──────── THE RECORDS

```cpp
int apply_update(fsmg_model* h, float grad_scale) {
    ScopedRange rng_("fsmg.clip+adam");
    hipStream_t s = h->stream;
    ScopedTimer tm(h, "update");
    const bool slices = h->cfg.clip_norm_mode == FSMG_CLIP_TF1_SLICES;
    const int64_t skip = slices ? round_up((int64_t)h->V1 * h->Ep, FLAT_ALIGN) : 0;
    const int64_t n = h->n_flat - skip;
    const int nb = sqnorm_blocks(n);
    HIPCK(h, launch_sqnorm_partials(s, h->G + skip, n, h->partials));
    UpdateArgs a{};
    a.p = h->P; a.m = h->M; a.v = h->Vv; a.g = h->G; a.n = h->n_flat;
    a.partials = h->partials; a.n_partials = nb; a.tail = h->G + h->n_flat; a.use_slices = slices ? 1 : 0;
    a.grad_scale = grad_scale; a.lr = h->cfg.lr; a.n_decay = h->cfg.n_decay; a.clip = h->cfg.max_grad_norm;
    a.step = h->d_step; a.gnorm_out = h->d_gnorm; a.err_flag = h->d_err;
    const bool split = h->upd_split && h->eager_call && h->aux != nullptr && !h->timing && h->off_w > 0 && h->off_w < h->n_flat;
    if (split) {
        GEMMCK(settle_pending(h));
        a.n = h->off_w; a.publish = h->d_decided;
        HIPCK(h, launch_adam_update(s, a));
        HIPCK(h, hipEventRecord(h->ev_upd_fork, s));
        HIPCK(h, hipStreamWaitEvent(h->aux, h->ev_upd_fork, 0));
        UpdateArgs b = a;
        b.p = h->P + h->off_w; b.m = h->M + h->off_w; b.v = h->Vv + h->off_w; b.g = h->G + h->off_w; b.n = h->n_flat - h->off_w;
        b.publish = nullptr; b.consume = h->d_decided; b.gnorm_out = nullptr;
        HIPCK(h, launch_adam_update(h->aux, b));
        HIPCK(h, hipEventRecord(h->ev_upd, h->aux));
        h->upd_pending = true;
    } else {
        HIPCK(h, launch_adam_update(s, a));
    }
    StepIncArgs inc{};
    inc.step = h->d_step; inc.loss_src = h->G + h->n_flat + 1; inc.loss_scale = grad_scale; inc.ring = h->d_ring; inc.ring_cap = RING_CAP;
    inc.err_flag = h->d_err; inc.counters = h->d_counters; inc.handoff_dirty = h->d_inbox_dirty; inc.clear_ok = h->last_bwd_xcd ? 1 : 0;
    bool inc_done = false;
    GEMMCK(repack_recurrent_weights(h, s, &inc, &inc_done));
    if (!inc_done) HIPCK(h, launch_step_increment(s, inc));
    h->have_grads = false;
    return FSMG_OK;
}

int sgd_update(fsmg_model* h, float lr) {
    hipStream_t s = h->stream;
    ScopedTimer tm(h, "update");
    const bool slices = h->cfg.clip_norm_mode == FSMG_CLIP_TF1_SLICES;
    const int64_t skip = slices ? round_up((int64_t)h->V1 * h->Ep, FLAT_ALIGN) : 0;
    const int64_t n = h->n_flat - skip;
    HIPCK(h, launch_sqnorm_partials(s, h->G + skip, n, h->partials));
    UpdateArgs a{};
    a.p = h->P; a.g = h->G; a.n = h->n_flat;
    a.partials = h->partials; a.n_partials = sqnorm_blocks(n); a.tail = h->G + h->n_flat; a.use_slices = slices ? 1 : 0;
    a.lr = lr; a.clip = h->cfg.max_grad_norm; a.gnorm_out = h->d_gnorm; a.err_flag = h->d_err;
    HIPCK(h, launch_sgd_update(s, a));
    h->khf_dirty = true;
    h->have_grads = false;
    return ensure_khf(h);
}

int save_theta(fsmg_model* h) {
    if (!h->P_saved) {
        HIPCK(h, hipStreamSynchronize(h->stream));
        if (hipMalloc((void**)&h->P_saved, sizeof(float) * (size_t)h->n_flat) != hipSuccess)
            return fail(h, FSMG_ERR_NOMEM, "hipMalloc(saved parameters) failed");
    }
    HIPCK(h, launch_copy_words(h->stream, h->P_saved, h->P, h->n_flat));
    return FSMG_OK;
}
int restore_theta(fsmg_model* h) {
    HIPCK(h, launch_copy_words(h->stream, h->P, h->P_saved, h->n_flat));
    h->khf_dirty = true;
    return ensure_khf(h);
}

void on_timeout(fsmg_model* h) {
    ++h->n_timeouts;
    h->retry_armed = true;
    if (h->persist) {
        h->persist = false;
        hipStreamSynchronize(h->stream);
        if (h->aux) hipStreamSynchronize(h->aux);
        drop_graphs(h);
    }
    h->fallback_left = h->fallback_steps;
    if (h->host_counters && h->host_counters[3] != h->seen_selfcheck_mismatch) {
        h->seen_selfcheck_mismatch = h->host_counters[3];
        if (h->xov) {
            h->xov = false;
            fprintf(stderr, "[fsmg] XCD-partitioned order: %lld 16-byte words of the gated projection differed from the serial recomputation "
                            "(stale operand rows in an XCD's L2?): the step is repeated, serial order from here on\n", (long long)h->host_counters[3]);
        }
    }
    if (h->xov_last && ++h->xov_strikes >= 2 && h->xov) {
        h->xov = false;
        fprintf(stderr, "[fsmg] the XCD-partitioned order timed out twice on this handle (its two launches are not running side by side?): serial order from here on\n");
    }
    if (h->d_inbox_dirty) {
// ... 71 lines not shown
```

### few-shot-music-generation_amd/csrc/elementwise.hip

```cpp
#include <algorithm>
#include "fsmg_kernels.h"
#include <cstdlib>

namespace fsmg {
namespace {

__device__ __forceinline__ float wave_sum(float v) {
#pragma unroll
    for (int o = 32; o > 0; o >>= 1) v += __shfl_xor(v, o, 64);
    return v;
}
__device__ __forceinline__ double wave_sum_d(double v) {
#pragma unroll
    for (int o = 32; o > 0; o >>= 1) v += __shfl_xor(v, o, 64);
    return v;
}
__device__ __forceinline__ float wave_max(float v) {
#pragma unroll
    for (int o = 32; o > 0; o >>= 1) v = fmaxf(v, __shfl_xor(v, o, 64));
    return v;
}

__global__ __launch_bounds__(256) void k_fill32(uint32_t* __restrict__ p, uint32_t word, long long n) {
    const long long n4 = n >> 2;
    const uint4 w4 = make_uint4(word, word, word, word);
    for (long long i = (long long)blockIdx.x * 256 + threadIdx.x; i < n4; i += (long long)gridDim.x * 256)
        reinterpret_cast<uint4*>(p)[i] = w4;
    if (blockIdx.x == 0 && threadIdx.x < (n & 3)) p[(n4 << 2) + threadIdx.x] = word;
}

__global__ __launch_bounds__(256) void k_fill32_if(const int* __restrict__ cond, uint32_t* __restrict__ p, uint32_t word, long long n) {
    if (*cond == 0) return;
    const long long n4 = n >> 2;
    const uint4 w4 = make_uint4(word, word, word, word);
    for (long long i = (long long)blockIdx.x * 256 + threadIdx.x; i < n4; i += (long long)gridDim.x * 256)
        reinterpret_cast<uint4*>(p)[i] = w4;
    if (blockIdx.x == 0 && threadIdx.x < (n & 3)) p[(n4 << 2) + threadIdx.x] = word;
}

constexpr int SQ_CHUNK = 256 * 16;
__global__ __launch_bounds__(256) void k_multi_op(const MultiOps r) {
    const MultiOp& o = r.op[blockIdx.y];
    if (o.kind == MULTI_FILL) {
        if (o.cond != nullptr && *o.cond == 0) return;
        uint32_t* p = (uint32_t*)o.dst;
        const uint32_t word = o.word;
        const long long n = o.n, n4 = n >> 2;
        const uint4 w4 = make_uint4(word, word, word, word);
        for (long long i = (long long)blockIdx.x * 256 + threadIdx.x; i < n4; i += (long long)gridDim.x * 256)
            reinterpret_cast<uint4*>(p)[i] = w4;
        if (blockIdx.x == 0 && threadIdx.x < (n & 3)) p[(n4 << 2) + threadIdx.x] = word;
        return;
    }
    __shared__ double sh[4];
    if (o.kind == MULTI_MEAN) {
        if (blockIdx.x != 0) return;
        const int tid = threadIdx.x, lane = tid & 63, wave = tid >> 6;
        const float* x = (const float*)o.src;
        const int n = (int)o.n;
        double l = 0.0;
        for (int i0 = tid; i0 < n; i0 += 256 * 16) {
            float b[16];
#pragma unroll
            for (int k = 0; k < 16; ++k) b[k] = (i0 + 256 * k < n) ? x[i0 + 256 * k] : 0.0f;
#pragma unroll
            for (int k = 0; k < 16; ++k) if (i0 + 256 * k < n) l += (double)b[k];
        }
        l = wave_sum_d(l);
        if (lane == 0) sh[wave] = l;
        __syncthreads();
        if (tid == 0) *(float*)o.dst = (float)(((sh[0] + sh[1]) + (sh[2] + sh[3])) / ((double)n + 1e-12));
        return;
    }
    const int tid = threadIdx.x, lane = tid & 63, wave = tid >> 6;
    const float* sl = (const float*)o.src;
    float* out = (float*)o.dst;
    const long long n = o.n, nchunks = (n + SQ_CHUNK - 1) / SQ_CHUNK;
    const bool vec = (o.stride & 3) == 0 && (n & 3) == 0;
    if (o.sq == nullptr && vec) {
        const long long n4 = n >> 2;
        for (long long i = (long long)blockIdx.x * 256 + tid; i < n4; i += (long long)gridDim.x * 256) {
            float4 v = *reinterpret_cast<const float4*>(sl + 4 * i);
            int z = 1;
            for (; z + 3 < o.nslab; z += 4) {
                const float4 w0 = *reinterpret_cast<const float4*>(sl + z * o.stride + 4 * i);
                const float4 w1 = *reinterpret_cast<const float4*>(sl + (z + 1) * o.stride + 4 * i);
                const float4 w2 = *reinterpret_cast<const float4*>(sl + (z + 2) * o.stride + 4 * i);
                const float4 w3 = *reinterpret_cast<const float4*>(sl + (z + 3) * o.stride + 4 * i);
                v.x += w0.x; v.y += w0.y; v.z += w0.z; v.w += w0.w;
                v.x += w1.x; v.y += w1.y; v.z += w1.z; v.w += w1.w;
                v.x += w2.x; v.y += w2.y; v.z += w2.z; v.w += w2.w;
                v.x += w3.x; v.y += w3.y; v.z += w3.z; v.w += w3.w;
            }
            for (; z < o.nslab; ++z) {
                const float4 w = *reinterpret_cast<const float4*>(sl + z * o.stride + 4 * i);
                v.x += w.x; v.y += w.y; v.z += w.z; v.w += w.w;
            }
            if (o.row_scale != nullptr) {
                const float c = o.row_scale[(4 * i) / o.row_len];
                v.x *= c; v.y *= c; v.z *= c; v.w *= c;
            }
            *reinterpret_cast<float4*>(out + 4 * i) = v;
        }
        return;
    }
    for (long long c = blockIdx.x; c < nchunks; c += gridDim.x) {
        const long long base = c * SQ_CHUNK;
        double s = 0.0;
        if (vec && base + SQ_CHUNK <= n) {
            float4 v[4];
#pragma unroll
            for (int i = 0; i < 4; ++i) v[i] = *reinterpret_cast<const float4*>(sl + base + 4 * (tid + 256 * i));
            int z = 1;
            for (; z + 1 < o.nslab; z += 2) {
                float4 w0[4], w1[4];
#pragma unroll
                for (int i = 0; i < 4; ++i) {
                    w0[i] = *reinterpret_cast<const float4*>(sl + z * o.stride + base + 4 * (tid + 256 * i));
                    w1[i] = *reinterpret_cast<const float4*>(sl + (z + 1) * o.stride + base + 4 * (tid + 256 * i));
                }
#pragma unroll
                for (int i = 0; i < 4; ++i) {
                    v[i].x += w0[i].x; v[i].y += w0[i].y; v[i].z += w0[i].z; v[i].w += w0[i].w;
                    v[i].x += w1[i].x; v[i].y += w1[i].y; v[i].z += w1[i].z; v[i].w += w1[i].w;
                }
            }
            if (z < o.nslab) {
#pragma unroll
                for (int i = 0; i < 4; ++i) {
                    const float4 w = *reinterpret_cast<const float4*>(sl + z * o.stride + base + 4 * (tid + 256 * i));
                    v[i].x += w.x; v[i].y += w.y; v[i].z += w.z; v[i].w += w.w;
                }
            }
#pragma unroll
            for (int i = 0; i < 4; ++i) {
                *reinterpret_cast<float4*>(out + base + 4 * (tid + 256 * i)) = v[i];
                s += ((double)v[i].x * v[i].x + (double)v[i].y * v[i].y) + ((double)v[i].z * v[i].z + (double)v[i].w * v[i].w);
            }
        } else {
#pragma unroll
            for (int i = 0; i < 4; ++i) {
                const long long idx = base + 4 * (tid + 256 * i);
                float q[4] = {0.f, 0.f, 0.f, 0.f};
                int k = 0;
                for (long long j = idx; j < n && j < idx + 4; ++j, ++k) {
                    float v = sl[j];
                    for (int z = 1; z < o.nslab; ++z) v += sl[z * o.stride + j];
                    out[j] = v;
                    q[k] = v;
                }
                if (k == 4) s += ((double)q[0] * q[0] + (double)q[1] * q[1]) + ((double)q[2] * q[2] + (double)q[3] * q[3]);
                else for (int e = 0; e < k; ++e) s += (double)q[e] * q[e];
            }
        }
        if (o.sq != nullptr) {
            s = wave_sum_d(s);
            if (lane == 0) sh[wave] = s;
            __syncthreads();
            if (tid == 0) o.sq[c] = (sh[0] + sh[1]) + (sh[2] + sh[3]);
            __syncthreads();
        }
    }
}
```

────────────────

**TASK TO CARRY OUT:** Among the records above, which lines hold the word "nslab"? Copy each one.

**RESPONSE BELOW:**
            for (; z + 3 < o.nslab; z += 4) {
            for (; z < o.nslab; ++z) {
            for (; z + 1 < o.nslab; z += 2) {
            if (z < o.nslab) {
                    for (int z = 1; z < o.nslab; ++z) v += sl[z * o.stride + j];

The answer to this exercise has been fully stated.